Weitere Vorteile V3:
- größeres Display
- potentere CPU
- potentere GPU
- mehr Schnittstellen (USB3, mSATA etc)

weitere Vorteile V5
- stromsparender und weitaus längere Akkulaufzeit
- beleuchtete Tastatur
- dünner, leichter
- IPS-Display (bessere Farbraumabdeckung, bessere Blickwinkelstabilität)
- günstiger

Ich kann mich einfach wirklich nicht entscheiden. Preislich könnte ich mir beides leisten, wobei die 900€ schon fast etwas weh tun. Doch lohnt sich die höhere Investition in ein schwereres, größeres Notebook mit mehr Anschlüssen und mehr Power? Gibt es gar noch andere Alternativen? Bis 1000€ würde ich noch mitgehen. OS brauche ich übrigens nicht, damit werde ich noch ausreichen von Dreamspark versorgt 

ich hoffe ihr könnt mich bei der Entscheidung etwas unterstützen 

Greetz Raizor


----------



## Railroadfighter (30. September 2013)

Kommt ganz darauf an wie oft du ihn transportierst.
Das V3 hätte halt gleich 2 Festplattenschächte + mSata, sowie 4 Ram Slots.


----------



## Raizor (30. September 2013)

Grob überschlagen wird der Laptop zu 80% auf meinem Schreibtisch stehen. 
Du empfiehlst also eher das V3?!


----------



## fischer85 (2. Oktober 2013)

Hallo Raizor,

zur Info:

Ich habe mir das V5-573G auch gekauft vor wenigen Tagen. Bin bisher sehr zufrieden.
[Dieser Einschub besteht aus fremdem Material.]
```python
def quant_f8(src, scale, mode=0, out=None):
    rows, cols = src.shape
    ldd = cols if mode == 0 else (cols + 63) // 64 * 64
    if out is None:
        out = torch.empty((rows, ldd), dtype=torch.uint8, device=src.device)
    a = ffi.QuantF8Args()
    a.dtype, a.mode, a.rows, a.cols = _dt(src), mode, rows, cols
    a.src, a.lds, a.dst, a.ldd, a.scale = _ptr(src), src.stride(0), _ptr(out), out.stride(0), scale
    _call("idmvton_quant_f8", a, bytes_=float(rows * cols * (src.element_size() + 1)))
    return out


def attention_f8(q8, out, segs, heads, *, qk_scale_exp, v_scale_exp, B, Nq, ldq=None, ldo=None):
    a = ffi.AttnF8Args()
    a.out_dtype, a.B, a.heads, a.Nq = _dt(out), B, heads, Nq
    a.q8, a.ldq = _ptr(q8), (q8.stride(-2) if ldq is None else ldq)
    a.out, a.ldo = _ptr(out), (out.stride(-2) if ldo is None else ldo)
    a.nseg = len(segs)
    fl = 0.0
    for i, s in enumerate(segs):
        a.k8[i], a.vt8[i] = _ptr(s["k8"]), _ptr(s["vt8"])
        a.ldk[i], a.ldvt[i] = s["ldk"], s["ldvt"]
        a.nk[i], a.k_rows[i], a.seg_b0[i] = s["nk"], s.get("k_rows", 0), s.get("b0", 0)
        fl += 4.0 * (B - s.get("b0", 0)) * heads * Nq * s["nk"] * 64
    a.qk_scale_exp, a.v_scale_exp = qk_scale_exp, v_scale_exp
    nb = _seg_nb(segs)
    _call("idmvton_attn_f8_shared" if nb else "idmvton_attn_f8", a, flops=fl, bytes_=float(B * Nq * heads * 64 * (1 + out.element_size())), seg_nb=nb)
    return out


def attention_small(q, k, v, out, heads, d, *, scale, causal=False, B=None, Lq=None, Lk=None, ldq=None, ldk=None, ldv=None, ldo=None):
    a = ffi.AttnSmallArgs()
    a.dtype = _dt(q)
    a.B = q.shape[0] if B is None else B
    a.heads, a.d = heads, d
    a.Lq = q.shape[1] if Lq is None else Lq
    a.Lk = k.shape[1] if Lk is None else Lk
    a.q, a.ldq = _ptr(q), (q.stride(-2) if ldq is None else ldq)
    a.k, a.ldk = _ptr(k), (k.stride(-2) if ldk is None else ldk)
    a.v, a.ldv = _ptr(v), (v.stride(-2) if ldv is None else ldv)
    a.out, a.ldo = _ptr(out), (out.stride(-2) if ldo is None else ldo)
    a.scale, a.causal = scale, int(bool(causal))
    _call("idmvton_attn_small", a, flops=4.0 * a.B * heads * a.Lq * a.Lk * d)
    return out


def layernorm(x, gamma, beta, eps=1e-5, out=None, out2=None):
    rows, Cc = x.shape
    if out is None:
        out = torch.empty((rows, Cc), dtype=gamma.dtype, device=x.device)
    a = ffi.LayerNormArgs()
    a.dtype, a.rows, a.C = _dt(gamma), rows, Cc
    a.x_f32 = int(x.dtype == torch.float32)
    a.x, a.ldx = _ptr(x), x.stride(0)
    a.gamma, a.beta, a.eps = _ptr(gamma), _ptr(beta), eps
    a.y, a.ldy = _ptr(out), out.stride(0)
    a.y2, a.ldy2 = _ptr(out2), (out2.stride(0) if out2 is not None else 0)
    _call("idmvton_layernorm", a, bytes_=(x.element_size() + (1.0 + (out2 is not None)) * out.element_size()) * rows * Cc)
    return out


def groupnorm(x, gamma, beta, groups, eps, silu, stats, x2=None, out=None, split_dtype=None):
    B, HW, C1 = x.shape
    Cc = C1 + (x2.shape[-1] if x2 is not None else 0)
    prec = split_dtype is not None
    if prec and not (x.dtype == gamma.dtype == beta.dtype == torch.float32 and (x2 is None or x2.dtype == torch.float32)):
        raise TypeError("groupnorm(split_dtype=...): x, gamma and beta must be float32")
    if out is None:
        out = torch.empty((B, HW, 2 * Cc if prec else Cc), dtype=split_dtype if prec else x.dtype, device=x.device)
    a = ffi.GroupNormArgs()
    a.dtype, a.B, a.HW, a.C, a.groups = _dt(out), B, HW, Cc, groups
    a.flags = (ffi.GN_X_F32 | ffi.GN_Y_SPLIT | ffi.GN_AFFINE_F32) if prec else 0
    a.x, a.C1, a.x2 = _ptr(x), C1, _ptr(x2)
    a.gamma, a.beta, a.eps, a.silu = _ptr(gamma), _ptr(beta), eps, int(bool(silu))
    a.y, a.stats, a.stats_doubles = _ptr(out), _ptr(stats), stats.numel()
    _call("idmvton_groupnorm", a, bytes_=(2.0 * x.element_size() + (2 if prec else 1) * out.element_size()) * B * HW * Cc)
    return out


GN_STATS_DOUBLES = 2 * 32 * (2048 + 2 * 64 + 64)


def gn_stats_doubles(B, HW, C, groups):
    return ffi.lib().idmvton_groupnorm_stats_doubles(B, HW, C, groups)


def pack_input(latents, cond, out):
    a = ffi.PackInputArgs()
    B, hw = latents.shape[0], latents.shape[2] * latents.shape[3] if latents.dim() == 4 else latents.shape[2]
    a.dtype, a.B, a.hw, a.cpad = _dt(out), B, hw, out.shape[-1]
    a.latents, a.cond, a.out = _ptr(latents), _ptr(cond), _ptr(out)
    _call("idmvton_pack_input", a)
    return out


def cfg_step(eps_nhwc, latents, noise, coef):
    a = ffi.CfgStepArgs()
    B = latents.shape[0]
    hw = latents.numel() // (B * 4)
    a.dtype, a.B, a.hw, a.ldc = _dt(eps_nhwc), B, hw, eps_nhwc.shape[-1]
    a.eps_nhwc, a.latents, a.noise, a.coef = _ptr(eps_nhwc), _ptr(latents), _ptr(noise), _ptr(coef)
    _call("idmvton_cfg_step", a)
    return latents


def to_nhwc(src_nchw_f32, dtype, cpad=None, scale=1.0, shift=0.0, out=None, split=False):
    B, Cc = src_nchw_f32.shape[:2]
    HW = src_nchw_f32.numel() // (B * Cc)
    cpad = Cc if cpad is None else cpad
    if out is None:
        out = torch.empty((B, HW, 2 * cpad if split else cpad), dtype=dtype, device=src_nchw_f32.device)
    a = ffi.LayoutArgs()
    a.flags = ffi.LAYOUT_SPLIT if split else 0
    a.dtype, a.B, a.C, a.HW, a.cpad, a.to_nhwc = _dt(out), B, Cc, HW, cpad, 1
    a.src, a.dst, a.scale, a.shift = _ptr(src_nchw_f32), _ptr(out), scale, shift
    _call("idmvton_layout", a)
    return out


def to_nchw(src_nhwc, Cc, shape_hw, scale=1.0, shift=0.0, out=None):
    B, HW, cpad = src_nhwc.shape
    if out is None:
        out = torch.empty((B, Cc) + tuple(shape_hw), dtype=torch.float32, device=src_nhwc.device)
    a = ffi.LayoutArgs()
    f32 = src_nhwc.dtype == torch.float32
    a.flags = ffi.LAYOUT_NHWC_F32 if f32 else 0
    a.dtype, a.B, a.C, a.HW, a.cpad, a.to_nhwc = (ffi.BF16 if f32 else _dt(src_nhwc)), B, Cc, HW, cpad, 0
    a.src, a.dst, a.scale, a.shift = _ptr(src_nhwc), _ptr(out), scale, shift
    _call("idmvton_layout", a)
    return out


def vae_sample(moments_nhwc, noise, scale, out=None):
    B, hw, ldm = moments_nhwc.shape
    if out is None:
        out = torch.empty_like(noise)
    a = ffi.VaeSampleArgs()
    a.dtype, a.B, a.hw, a.ldm = _dt(moments_nhwc), B, hw, ldm
    a.moments, a.noise, a.z, a.scale = _ptr(moments_nhwc), _ptr(noise), _ptr(out), scale
    _call("idmvton_vae_sample", a)
    return out


def softmax_rows(x, scale, n_valid=0):
    a = ffi.SoftmaxArgs()
    a.dtype, a.rows, a.n, a.ld = _dt(x), x.shape[0], x.shape[1], x.stride(0)
    a.x, a.scale, a.n_valid = _ptr(x), scale, n_valid
    _call("idmvton_softmax_rows", a)
    return x


def softmax_rows_split(x, scale, dtype, n_valid=0):
    rows, n = x.shape
    out = torch.empty((rows, 2 * n), dtype=dtype, device=x.device)
    a = ffi.SoftmaxArgs()
    a.n_valid = n_valid
    a.dtype, a.rows, a.n, a.ld = _dt(out), rows, n, x.stride(0)
    a.x, a.scale, a.y_split, a.ldy = _ptr(x), scale, _ptr(out), out.stride(0)
    _call("idmvton_softmax_rows", a, bytes_=float(rows * n * (3 * 4 + 2 * out.element_size())))
    return out


def split(x, dtype, mode=ffi.SPLIT_ACT):
    rows, cols = x.shape
    shape = {ffi.SPLIT_ACT: (rows, 2 * cols), ffi.SPLIT_W3: (rows, 3 * cols), ffi.SPLIT_W3T: (cols, 3 * rows)}[mode]
    out = torch.empty(shape, dtype=dtype, device=x.device)
    a = ffi.SplitArgs()
    a.dtype, a.mode, a.rows, a.cols = _dt(out), mode, rows, cols
    a.src, a.lds, a.dst, a.ldd = _ptr(x), x.stride(0), _ptr(out), out.stride(0)
    _call("idmvton_split", a, bytes_=float(rows * cols * 4 + out.numel() * out.element_size()))
    return out


def probe_mfma(which, a, b):
    c = torch.empty((64, 16), dtype=torch.float32, device=a.device)
    rc = ffi.lib().idmvton_probe_mfma(which, C.c_void_p(a.data_ptr()), C.c_void_p(b.data_ptr()),
                                      C.c_void_p(c.data_ptr()), C.c_void_p(_stream()))
    if rc != 0:
        raise RuntimeError(ffi.lib().idmvton_last_error().decode())
    return c


load_tune()
```

### idm-vton_amd/unet.py

```python
import math
import os

import torch

from . import ffi, ops
from .config import UNetConfig, unet_topology
from .weights import conv_weight_nhwc, conv_weight_nhwc_padded, interleave_geglu


def _pad64(c):
    return (c + 63) // 64 * 64


class _Conv:

    def __init__(self, sd, name, cin_pad=None, shortcut=None, pad_out_to=None):
        w = sd[name + ".weight"]
        b = sd[name + ".bias"]
        self.k = w.shape[-1]
        self.cin = w.shape[1]
        self.cin_pad = cin_pad or self.cin
        wk = conv_weight_nhwc_padded(w, self.cin_pad) if self.cin_pad != self.cin else conv_weight_nhwc(w)
        if shortcut is not None:
            ws = sd[shortcut + ".weight"]
            wk = torch.cat([wk, ws.reshape(ws.shape[0], ws.shape[1])], dim=1)
            b = (b.float() + sd[shortcut + ".bias"].float()).to(b.dtype)
        self.cout = w.shape[0]
        if pad_out_to and pad_out_to > self.cout:
            wk = torch.cat([wk, torch.zeros(pad_out_to - self.cout, wk.shape[1], dtype=wk.dtype, device=wk.device)])
            b = torch.cat([b, torch.zeros(pad_out_to - self.cout, dtype=b.dtype, device=b.device)])
        self.w = wk.contiguous()
        self.b = b.contiguous()
        self.n = self.w.shape[0]
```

Habe mir das Modell vorallem gekauft, weil es auch einen mSATA Port hat und das SSD nachrüsten ging Problemlos.

Habe dieses Modell:
Acer V5-573G-54208G50akk NX.MCEEG.015         

Hatte mich auch lange informiert und finde bei diesem Produkt Preis / Leistung wirklich hervorragend!


Gruss
Manuel


----------



## Volcom (2. Oktober 2013)

Acer Aspire V5-573G-54208G50akk i5-4200U 4GB 500GB HD GT750M noOS

Das V5 bekommst du schon für wesentlich weniger Geld, zwar nur mit einem i5 und 4GB Arbeitsspeicher (welchen du ja nachrüsten kannst) aber für lediglich 550Euro bei Cyberport beispielsweise. Evtl vereinfacht es deine Entscheidung - Gute Hardware und Qualität für wenig Geld und es sind nur wenig Abweichungen zu deinen geposteten Beispielen. Spielen kannst du selbst auf einer 750m gut/ok, solang man nicht alle Qualitätseinstellungen aufs Absolute maximum  reißt(zumindest bei Titeln wie Battlefield3 oder Crysis 3). Und für das gesparrte Geld wäre noch eine SSD usw. drin.


----------



## Railroadfighter (2. Oktober 2013)

Wie soll man denn bitte mit einem ULV-Prozessor zocken? Die Kühlung der Notebooks ist mit Sicherheit zu schwach damit der Turbo ausgefahren wird, und dann würde auch eine 780M nichts bringen.
Fürs zocken kommt von den vorgeschlagenen Modellen eigentlich nur der 772G infrage, allerdings würde ich in dieser Preisklasse eher nichtmehr auf Acer setzen.
MSI und Clevo (Hawkforce, Mysn, One) bieten deutlich bessere Geräte an, die sich teilweise auch aufrüsten lassen.


----------



## Raizor (2. Oktober 2013)

ich tendiere mittlerweile eher zum V3, auch wenn mich das Display vom v5 ordentlich reizt. Aber vom V3 habe ich denke 1-2Jahre länger was aufgrund der potenteren Hardware... oder?!
Was gäbe es denn von MSI oder Clevo in dieser Preisklasse? Ich habe auf die schnelle nur dieses hier gefunden, und das hat leider kein FHD Display... das nächste MSI mit FHD Display kostet noch mal 100€ mehr, und ich möchte meine Preisgrenze nicht unbedingt ausreizen.


----------



## Railroadfighter (3. Oktober 2013)

Das W370 kostet bei Hawkforce 900€.
Für den Preis zwar nur mit i5, der reicht aber aus.


----------



## Raizor (3. Oktober 2013)

Also ich finde, das Hawkforce ist keine ALternative, zumindest rein technisch. WLAN ist schlechter, CPU ist schlechter, Garfik nur minimal besser, aber sonst bietet es eigtl nichts, was das V3 nicht auch hat. Jedoch kann ich Gehäuse und Lüftung etc. bzw. allgemeine Aspekte dieser Marke nicht beurteilen.
Ich werde morgen mal zum Cyberport gehen und mir das V3 und V5 ansehen 

Kurz noch ein bisschen Spekulation: meint ihr, dass morgen bei _der großen MediaMarkt-Neueröffnung_ auch einige aktuelle Geräte im Angebot sind?


----------



## iTzZent (3. Oktober 2013)

Du hast eine sehr merkwürdige Geräteauswahl... du scheinst nicht genau zu wissen, was du eigentlich haben willst... denn deine beiden Acer Geräte sind komplett unterschiedlich und spielen in komplett unterschiedlichen Ligen.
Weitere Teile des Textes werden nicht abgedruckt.